Cullen Commission does Serious Probe in Money Laundering

Last week, the Cullen Commission investigation concerning the money laundering probe took an important turn in recording testimonies of several senior officials of the British Columbia Lottery Corporation. The inquiring team has been at the forefront to dig out the hidden information from even the smallest source to disclose the infamous case’s truth finally. The commission is adamant about collecting information; however, the Crown corporation has remained inactive throughout the team’s probe.

As per the report, counsel Alisson Latimer and Patrick McGowan have investigated the links of former and current employees of the corporation during the questioning. The officials enquired about the causes that restrained the entity from stopping the criminal operations inside the premise. Through testimonies and video evidence, the commission has discovered that a whopping amount of cash in duffle bags has been accepted by the casino employees.

The BCLC has been charged with multiple accusations concerning the acceptance of cash transactions. The amount entered the premises in duffel bags with 20-dollar bills, fueling the rumors of money laundering inside the casino. The cash was rumored to have been pooled from the drug cartels of Vancouver or China-based criminal gangs. The casino and the Gaming Policy Enforcement Branch officials have been accused of showing the inability to solve the issue.
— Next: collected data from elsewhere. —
# Edresson/VoiceSplit

Hardware: AMD Instinct MI355X
Metric: utterances/sec (3 s clips, B=64/GPU) fwd+bwd, channels-last bf16 activations / tape, bf16 MFMA, fp32 accumulate / statistics / master weights (higher is better)
Workload: dtype bf16 (conv activations and tape stored as bf16; bf16 MFMA operands in the convs, the LSTM / head contractions and the BPTT, f16 operands in the forward recurrence; fp32 accumulate, BatchNorm statistics, gate arithmetic / cell state, loss head, master weights)

## Files before the change

voicesplit_amd/csrc/nhwc_edge.hip:

```cpp
#include "vs_internal.h"

namespace {

typedef unsigned u4v __attribute__((ext_vector_type(4)));
typedef unsigned u2v __attribute__((ext_vector_type(2)));

__device__ __forceinline__ float bf_lo(unsigned u) { return __uint_as_float(u << 16); }
__device__ __forceinline__ float bf_hi(unsigned u) { return __uint_as_float(u & 0xffff0000u); }

template <int NV>
__device__ __forceinline__ void fold_channel_sums(float (&v)[NV][8], double* __restrict__ stats, float* lds ,
                                                  unsigned* turn = nullptr) {
  const int lane = threadIdx.x & 63, wave = threadIdx.x >> 6;
#pragma unroll
  for (int q = 0; q < NV; ++q)
#pragma unroll
    for (int j = 0; j < 8; ++j) {
      float s = v[q][j];
      s += __shfl_xor(s, 8, 64);
      s += __shfl_xor(s, 16, 64);
      s += __shfl_xor(s, 32, 64);
      if (lane < 8) lds[(wave * NV + q) * 64 + lane * 8 + j] = s;
    }
  __syncthreads();
// ... 264 lines not shown
    for (int q = 0; q < 4; ++q) {
      const float z0 = bf_lo(v[q]), z1 = bf_hi(v[q]);
      const float d0 = bf_lo(g[q]) * nhwc_act_grad<ACT>(fmaf(z0, sc[2 * q], sh[2 * q]));
      const float d1 = bf_hi(g[q]) * nhwc_act_grad<ACT>(fmaf(z1, sc[2 * q + 1], sh[2 * q + 1]));
      o[q] = vs_pack_bf16(fmaf(cA[2 * q], d0, fmaf(cB[2 * q], z0, cC[2 * q])),
                          fmaf(cA[2 * q + 1], d1, fmaf(cB[2 * q + 1], z1, cC[2 * q + 1])));
    }
    return o;
  };
  long long i = (long long)blockIdx.x * 256 + threadIdx.x;
  for (; i + stride < npieces; i += 2 * stride) {
    const u4v g0 = __builtin_nontemporal_load(da + i), v0 = __builtin_nontemporal_load(z + i);
    const u4v g1 = __builtin_nontemporal_load(da + i + stride), v1 = __builtin_nontemporal_load(z + i + stride);
    __builtin_nontemporal_store(apply(g0, v0), dz + i);
    __builtin_nontemporal_store(apply(g1, v1), dz + i + stride);
  }
  if (i < npieces) __builtin_nontemporal_store(apply(__builtin_nontemporal_load(da + i), __builtin_nontemporal_load(z + i)), dz + i);
}

template <int ACT>
__global__ __launch_bounds__(256)
void nhwc_bn_bwd_first_kernel(const u4v* __restrict__ da, const u4v* __restrict__ z, const float* __restrict__ x,
                              long long npix, int F, const float* __restrict__ scale, const float* __restrict__ shift,
                              const float* __restrict__ coef, double* __restrict__ acc_out ) {
  __shared__ float red[4 * 7 * 64];
  const int piece = threadIdx.x & 7;
  float sc[8], sh[8], cA[8], cB[8], cC[8], acc[7][8];
#pragma unroll
  for (int j = 0; j < 8; ++j) {
    const int c = piece * 8 + j;
    sc[j] = scale[c]; sh[j] = shift[c]; cA[j] = coef[c]; cB[j] = coef[64 + c]; cC[j] = coef[128 + c];
#pragma unroll
    for (int k = 0; k < 7; ++k) acc[k][j] = 0.f;
  }
  const long long stride = (long long)gridDim.x * 32;
  const int sr = (int)(stride % F);
  long long p = (long long)blockIdx.x * 32 + (threadIdx.x >> 3);
  int f = (int)(p % F);
  for (; p < npix; p += stride, f += sr) {
    if (f >= F) f -= F;
    float xv[7];
    gather_x7(x + (p - f), f, F, piece, xv);
    const u4v g = __builtin_nontemporal_load(da + p * 8 + piece), v = __builtin_nontemporal_load(z + p * 8 + piece);
#pragma unroll
    for (int q = 0; q < 4; ++q) {
#pragma unroll
      for (int e = 0; e < 2; ++e) {
        const int j = 2 * q + e;
        const float zv = e ? bf_hi(v[q]) : bf_lo(v[q]);
        const float dy = (e ? bf_hi(g[q]) : bf_lo(g[q])) * nhwc_act_grad<ACT>(fmaf(zv, sc[j], sh[j]));
        const float dzv = fmaf(cA[j], dy, fmaf(cB[j], zv, cC[j]));
#pragma unroll
        for (int k = 0; k < 7; ++k) acc[k][j] = fmaf(dzv, xv[k], acc[k][j]);
      }
    }
  }
  const int lane = threadIdx.x & 63, wave = threadIdx.x >> 6;
#pragma unroll
  for (int k = 0; k < 7; ++k)
#pragma unroll
    for (int j = 0; j < 8; ++j) {
      float s = acc[k][j];
      s += __shfl_xor(s, 8, 64);
      s += __shfl_xor(s, 16, 64);
      s += __shfl_xor(s, 32, 64);
      if (lane < 8) red[(wave * 7 + k) * 64 + lane * 8 + j] = s;
    }
  __syncthreads();
  for (int i = threadIdx.x; i < 7 * 64; i += 256) {
    const int k = i / 64, c = i - k * 64;
    atomicAdd(acc_out + c * 7 + k, (double)(red[(0 * 7 + k) * 64 + c] + red[(1 * 7 + k) * 64 + c] + red[(2 * 7 + k) * 64 + c] + red[(3 * 7 + k) * 64 + c]));
  }
}

__global__ void nhwc_cvt_f64_f32_kernel(const double* __restrict__ src, float* __restrict__ dst, int n) {
  const int i = blockIdx.x * blockDim.x + threadIdx.x;
  if (i < n) dst[i] = (float)src[i];
}

struct LastBwdBn {
  const u4v* z;
  const float *scale, *shift, *mean, *invstd;
  double* stats;
  unsigned* turn;
};

template <int ACT>
__device__ __forceinline__ void nhwc_act_both(float y, float& a, float& d) {
  if (ACT == VS_ACT_MISH) {
    const float u = __builtin_amdgcn_exp2f(fminf(y, 20.0f) * 1.44269504088896340736f);
    const float n = u * (u + 2.0f);
    const float r = __builtin_amdgcn_rcpf(n + 2.0f);
    a = y * (n * r);
    const float dd = r * fmaf(4.0f * y * r, u * (u + 1.0f), n);
    d = y > 20.0f ? 1.0f : dd;
  } else if (ACT == VS_ACT_RELU) {
    a = fmaxf(y, 0.0f);
    d = y > 0.0f ? 1.0f : 0.0f;
  } else {
    a = y;
    d = 1.0f;
  }
}

template <int ACT>
__device__ __forceinline__ void nhwc_act_both2(vs_f32x2 y, vs_f32x2& a, vs_f32x2& d) {
  if (ACT == VS_ACT_MISH) {
    const vs_f32x2 yc = {fminf(y.x, 20.0f), fminf(y.y, 20.0f)};
    const vs_f32x2 e = yc * 1.44269504088896340736f;
    const vs_f32x2 u = {__builtin_amdgcn_exp2f(e.x), __builtin_amdgcn_exp2f(e.y)};
    const vs_f32x2 n = u * (u + 2.0f);
    const vs_f32x2 dn = n + 2.0f;
    const vs_f32x2 r = {__builtin_amdgcn_rcpf(dn.x), __builtin_amdgcn_rcpf(dn.y)};
    a = y * (n * r);
    d = r * __builtin_elementwise_fma((yc * 4.0f) * r, __builtin_elementwise_fma(u, u, u), n);
  } else if (ACT == VS_ACT_RELU) {
    a = vs_f32x2{fmaxf(y.x, 0.0f), fmaxf(y.y, 0.0f)};
    d = vs_f32x2{y.x > 0.0f ? 1.0f : 0.0f, y.y > 0.0f ? 1.0f : 0.0f};
  } else {
    a = y;
    d = vs_f32x2{1.0f, 1.0f};
  }
}

template <int DYACT, bool RECOMP = false>
__global__ __launch_bounds__(256)
void nhwc_conv_last_bwd_kernel(const float* __restrict__ dz8, const float* __restrict__ w, const u4v* __restrict__ a7,
                               u4v* __restrict__ din, float* __restrict__ part, long long npix, int F, LastBwdBn bn) {
  __shared__ float red[4 * 8 * 64];
  const int piece = threadIdx.x & 7;
  vs_f32x2 wr[8][4], acc[8][4];
  vs_f32x2 sc[4], sh[4], mu[4], is[4], bacc[2][4];
#pragma unroll
  for (int co = 0; co < 8; ++co)
#pragma unroll
    for (int q = 0; q < 4; ++q) {
      wr[co][q] = vs_f32x2{w[co * 64 + piece * 8 + 2 * q], w[co * 64 + piece * 8 + 2 * q + 1]};
      acc[co][q] = vs_f32x2{0.f, 0.f};
    }
  if (DYACT >= 0) {
#pragma unroll
    for (int q = 0; q < 4; ++q) {
      const int c = piece * 8 + 2 * q;
      sc[q] = vs_f32x2{bn.scale[c], bn.scale[c + 1]}; sh[q] = vs_f32x2{bn.shift[c], bn.shift[c + 1]};
      mu[q] = vs_f32x2{bn.mean[c], bn.mean[c + 1]}; is[q] = vs_f32x2{bn.invstd[c], bn.invstd[c + 1]};
      bacc[0][q] = vs_f32x2{0.f, 0.f}; bacc[1][q] = vs_f32x2{0.f, 0.f};
    }
  }
  const long long stride = (long long)gridDim.x * 32;
  const int sr = (int)(stride % F);
  const long long sq = stride / F;
  long long p = (long long)blockIdx.x * 32 + (threadIdx.x >> 3);
  long long row = p / F;
  int f = (int)(p - row * F);
  struct In { float d[8]; u4v zv, av; };
  auto fetch = [&](long long pq, long long rq, int fq, In& in) {
    const float* dzr = dz8 + rq * 8 * F + fq;
#pragma unroll
    for (int co = 0; co < 8; ++co) in.d[co] = dzr[(size_t)co * F];
    if (DYACT >= 0) in.zv = __builtin_nontemporal_load(bn.z + pq * 8 + piece);
    if (!RECOMP) in.av = __builtin_nontemporal_load(a7 + pq * 8 + piece);
  };
  In cur, nxt;
  cur.zv = cur.av = nxt.zv = nxt.av = u4v{0u, 0u, 0u, 0u};
  if (p < npix) fetch(p, row, f, cur);
  for (; p < npix; p += stride) {
    int fn = f + sr;
    long long rown = row + sq;
    if (fn >= F) { fn -= F; ++rown; }
    const long long pn = p + stride;
    if (pn < npix) fetch(pn, rown, fn, nxt);
    vs_f32x2 zf[4], dact[4];
    u4v av = cur.av;
    if (DYACT >= 0) {
#pragma unroll
      for (int q = 0; q < 4; ++q) {
        zf[q] = vs_f32x2{bf_lo(cur.zv[q]), bf_hi(cur.zv[q])};
        vs_f32x2 aq;
        nhwc_act_both2<(DYACT >= 0 ? DYACT : VS_ACT_NONE)>(__builtin_elementwise_fma(zf[q], sc[q], sh[q]), aq, dact[q]);
        if (RECOMP) av[q] = vs_pack_bf16(aq.x, aq.y);
      }
    }
    vs_f32x2 g[4];
#pragma unroll
    for (int q = 0; q < 4; ++q) g[q] = vs_f32x2{0.f, 0.f};
#pragma unroll
    for (int co = 0; co < 8; ++co) {
      const vs_f32x2 dd = {cur.d[co], cur.d[co]};
#pragma unroll
      for (int q = 0; q < 4; ++q) {
        g[q] = __builtin_elementwise_fma(wr[co][q], dd, g[q]);
        acc[co][q] = __builtin_elementwise_fma(dd, vs_f32x2{bf_lo(av[q]), bf_hi(av[q])}, acc[co][q]);
      }
    }
    if (DYACT >= 0) {
#pragma unroll
      for (int q = 0; q < 4; ++q) {
        g[q] *= dact[q];
        bacc[0][q] += g[q];
        bacc[1][q] = __builtin_elementwise_fma(g[q], (zf[q] - mu[q]) * is[q], bacc[1][q]);
      }
    }
    __builtin_nontemporal_store(u4v{vs_pack_bf16(g[0].x, g[0].y), vs_pack_bf16(g[1].x, g[1].y), vs_pack_bf16(g[2].x, g[2].y), vs_pack_bf16(g[3].x, g[3].y)},
                                din + p * 8 + piece);
    cur = nxt;
    f = fn;
    row = rown;
  }
  if (DYACT >= 0) {
    float b8[2][8];
#pragma unroll
    for (int q = 0; q < 4; ++q) {
      b8[0][2 * q] = bacc[0][q].x; b8[0][2 * q + 1] = bacc[0][q].y;
      b8[1][2 * q] = bacc[1][q].x; b8[1][2 * q + 1] = bacc[1][q].y;
    }
    fold_channel_sums<2>(b8, bn.stats, red, bn.turn);
    __syncthreads();
  }
  const int lane = threadIdx.x & 63, wave = threadIdx.x >> 6;
#pragma unroll
  for (int co = 0; co < 8; ++co)
#pragma unroll
    for (int j = 0; j < 8; ++j) {
      float s = (j & 1) ? acc[co][j >> 1].y : acc[co][j >> 1].x;
      s += __shfl_xor(s, 8, 64);
      s += __shfl_xor(s, 16, 64);
      s += __shfl_xor(s, 32, 64);
      if (lane < 8) red[(wave * 8 + co) * 64 + lane * 8 + j] = s;
    }
  __syncthreads();
  for (int i = threadIdx.x; i < 512; i += 256)
    part[(size_t)blockIdx.x * 512 + i] = red[i] + red[512 + i] + red[1024 + i] + red[1536 + i];
}
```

The BCLC accepted the cash if the client belonged to the wealthy class. During the inquiry, the corporation’s investigator, Mike Hiller, disclosed about a CA$460,000 commission in 20-dollar bills in River Rock Casino and Resort. He added that when he questioned the surveillance manager about the cash, he told him that it was from a regular rich customer. The investigations by the Cullen Commission revealed that the BCLC’s top officials were concerned about the image of the industry because of the money-laundering allegations imposed on the entity. The statement given by the CEO of B.C casinos, Jim Lightbody, signaled that the corporation did not implement the source-of-income requirement to promote ambiguity amongst the clients. He added that the casino couldn’t refuse the transaction because they failed to prove that the cash was channeled through illegal activities and channels. The commission heard about the BCLC staff’s incapacity to inform the authorities about the corporation’s deliberate act of dealing in illegal cash inside the venue.